### YOUR ASSIGNMENT
The answer must consist of every line from the data that holds the string "getattr".

### AVAILABLE DATA
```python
class SwinBlock(nn.Module):
    def __init__(self, embed_dims, num_heads, feedforward_channels, window_size=7, shift=False, qkv_bias=True,
                 qk_scale=None, drop_rate=0.0, attn_drop_rate=0.0, drop_path_rate=0.0, act_cfg=dict(type="GELU"),
                 norm_cfg=dict(type="LN"), with_cp=False, init_cfg=None):
        super().__init__()
        self.norm1 = build_norm(norm_cfg, embed_dims)
        self.attn = ShiftWindowMSA(embed_dims, num_heads, window_size, window_size // 2 if shift else 0, qkv_bias,
                                   qk_scale, attn_drop_rate, drop_rate)
        self.norm2 = build_norm(norm_cfg, embed_dims)
        self.ffn = FFN(embed_dims=embed_dims, feedforward_channels=feedforward_channels, num_fcs=2, ffn_drop=drop_rate,
                       act_cfg=act_cfg, add_identity=True)

    def forward(self, x, hw_shape):
        n1, n2 = self.norm1, self.norm2
        mode = getattr(self, "fp8_mode", None)
        if mode is not None and x.is_cuda and x.dtype == torch.float16 and self.attn.takes_norm(x, hw_shape):
            rows = x.shape[0] * x.shape[1]
            if mode == "calibrate":
                return self._forward_fp8_calibrate(x, hw_shape)
            if mode == "run" and all(hip_ops.linear_fp8_supported(rows, w) for w in self._fp8_weights()):
                return self._forward_fp8(x, hw_shape)
            if mode == "mx":
                ops = getattr(self, "fp8_ops", None) or ("qkv", "proj", "fc1", "fc2")
                ws = dict(zip(("qkv", "proj", "fc1", "fc2"), self._fp8_weights()))
                if ops and all(hip_ops.linear_fp8_supported(rows, ws[o]) for o in ops):
                    return self._forward_fp8mx(x, hw_shape)
        if (isinstance(n1, nn.LayerNorm) and self.attn.takes_norm(x, hw_shape)
                and hip_ops.linear_ln_supported(x, n1.weight, self.attn.w_msa.qkv.weight)):
            x = self.attn(x, hw_shape, identity=x, pre_norm=(n1.weight, n1.bias, n1.eps))
        else:
            h = hip_ops.layer_norm(x, n1.weight, n1.bias, n1.eps)
            x = self.attn(h, hw_shape, identity=x)
        fc1, fc2 = self.ffn.layers[0][0], self.ffn.layers[1]
        if (isinstance(n2, nn.LayerNorm) and self.ffn.add_identity and fc1.bias is not None and fc2.bias is not None
                and hip_ops.swin_mlp_supported(x, n2.weight, fc1.weight, fc2.weight, self.ffn.act)):
            return hip_ops.swin_mlp(x, n2.weight, n2.bias, n2.eps, fc1.weight, fc1.bias, fc2.weight, fc2.bias)
        if (isinstance(n2, nn.LayerNorm) and self.ffn.add_identity
                and hip_ops.linear_ln_supported(x, n2.weight, fc1.weight)):
            h = hip_ops.linear_ln(x, n2.weight, n2.bias, n2.eps, fc1.weight, fc1.bias, act=self.ffn.act)
            return hip_ops.linear(h, fc2.weight, fc2.bias, residual=x)
        h = hip_ops.layer_norm(x, n2.weight, n2.bias, n2.eps)
        return self.ffn(h, identity=x)


    def _fp8_weights(self):
        m = self.attn.w_msa
        return (m.qkv.weight, m.proj.weight, self.ffn.layers[0][0].weight, self.ffn.layers[1].weight)

    def _forward_fp8_calibrate(self, x, hw_shape):
        n1, n2, m = self.norm1, self.norm2, self.attn.w_msa
        fc1, fc2 = self.ffn.layers[0][0], self.ffn.layers[1]
        amax = self.__dict__.setdefault("_fp8_amax", {})

        def rec(key, t):
            v = t.detach().abs().amax().float()
            amax[key] = v if key not in amax else torch.maximum(amax[key], v)

        h = hip_ops.layer_norm(x, n1.weight, n1.bias, n1.eps)
        rec("ln1", h)
        qkv = hip_ops.linear(h, m.qkv.weight, m.qkv.bias)
        o = hip_ops.swin_window_attention(qkv, m.qkv.bias, m.relative_position_bias(), hw_shape, m.num_heads,
                                          self.attn.window_size, self.attn.shift_size)
        rec("attn", o)
        x = hip_ops.linear(o, m.proj.weight, m.proj.bias, residual=x)
        h = hip_ops.layer_norm(x, n2.weight, n2.bias, n2.eps)
        rec("ln2", h)
        g = hip_ops.linear(h, fc1.weight, fc1.bias, act=self.ffn.act)
        rec("act", g)
        return hip_ops.linear(g, fc2.weight, fc2.bias, residual=x)

    def _forward_fp8(self, x, hw_shape):
        n1, n2, m = self.norm1, self.norm2, self.attn.w_msa
        fc1, fc2 = self.ffn.layers[0][0], self.ffn.layers[1]
        sc = self._fp8_scales
        h8 = hip_ops.layer_norm_fp8(x, n1.weight, n1.bias, n1.eps, sc["ln1"])
        qkv = hip_ops.linear_fp8(h8, sc["ln1"], m.qkv.weight, m.qkv.bias)
        o8 = hip_ops.swin_window_attention(qkv, m.qkv.bias, m.relative_position_bias(), hw_shape, m.num_heads,
                                           self.attn.window_size, self.attn.shift_size, out_scale=sc["attn"])
        x = hip_ops.linear_fp8(o8, sc["attn"], m.proj.weight, m.proj.bias, residual=x)
        h8 = hip_ops.layer_norm_fp8(x, n2.weight, n2.bias, n2.eps, sc["ln2"])
        g8 = hip_ops.linear_fp8(h8, sc["ln2"], fc1.weight, fc1.bias, act=self.ffn.act, out_scale=sc["act"])
        return hip_ops.linear_fp8(g8, sc["act"], fc2.weight, fc2.bias, residual=x)


    def _forward_fp8mx(self, x, hw_shape):
        n1, n2, m = self.norm1, self.norm2, self.attn.w_msa
        fc1, fc2 = self.ffn.layers[0][0], self.ffn.layers[1]
        ops = getattr(self, "fp8_ops", None) or ("qkv", "proj", "fc1", "fc2")
        if "qkv" in ops:
            h8, hs = hip_ops.layer_norm_fp8mx(x, n1.weight, n1.bias, n1.eps)
            qkv = hip_ops.linear_fp8mx(h8, hs, m.qkv.weight, m.qkv.bias)
        elif hip_ops.linear_ln_supported(x, n1.weight, m.qkv.weight):
            qkv = hip_ops.linear_ln(x, n1.weight, n1.bias, n1.eps, m.qkv.weight, m.qkv.bias)
# ... 172 lines not shown
```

### SOLUTION FOR THIS TASK
        mode = getattr(self, "fp8_mode", None)
                ops = getattr(self, "fp8_ops", None) or ("qkv", "proj", "fc1", "fc2")
        ops = getattr(self, "fp8_ops", None) or ("qkv", "proj", "fc1", "fc2")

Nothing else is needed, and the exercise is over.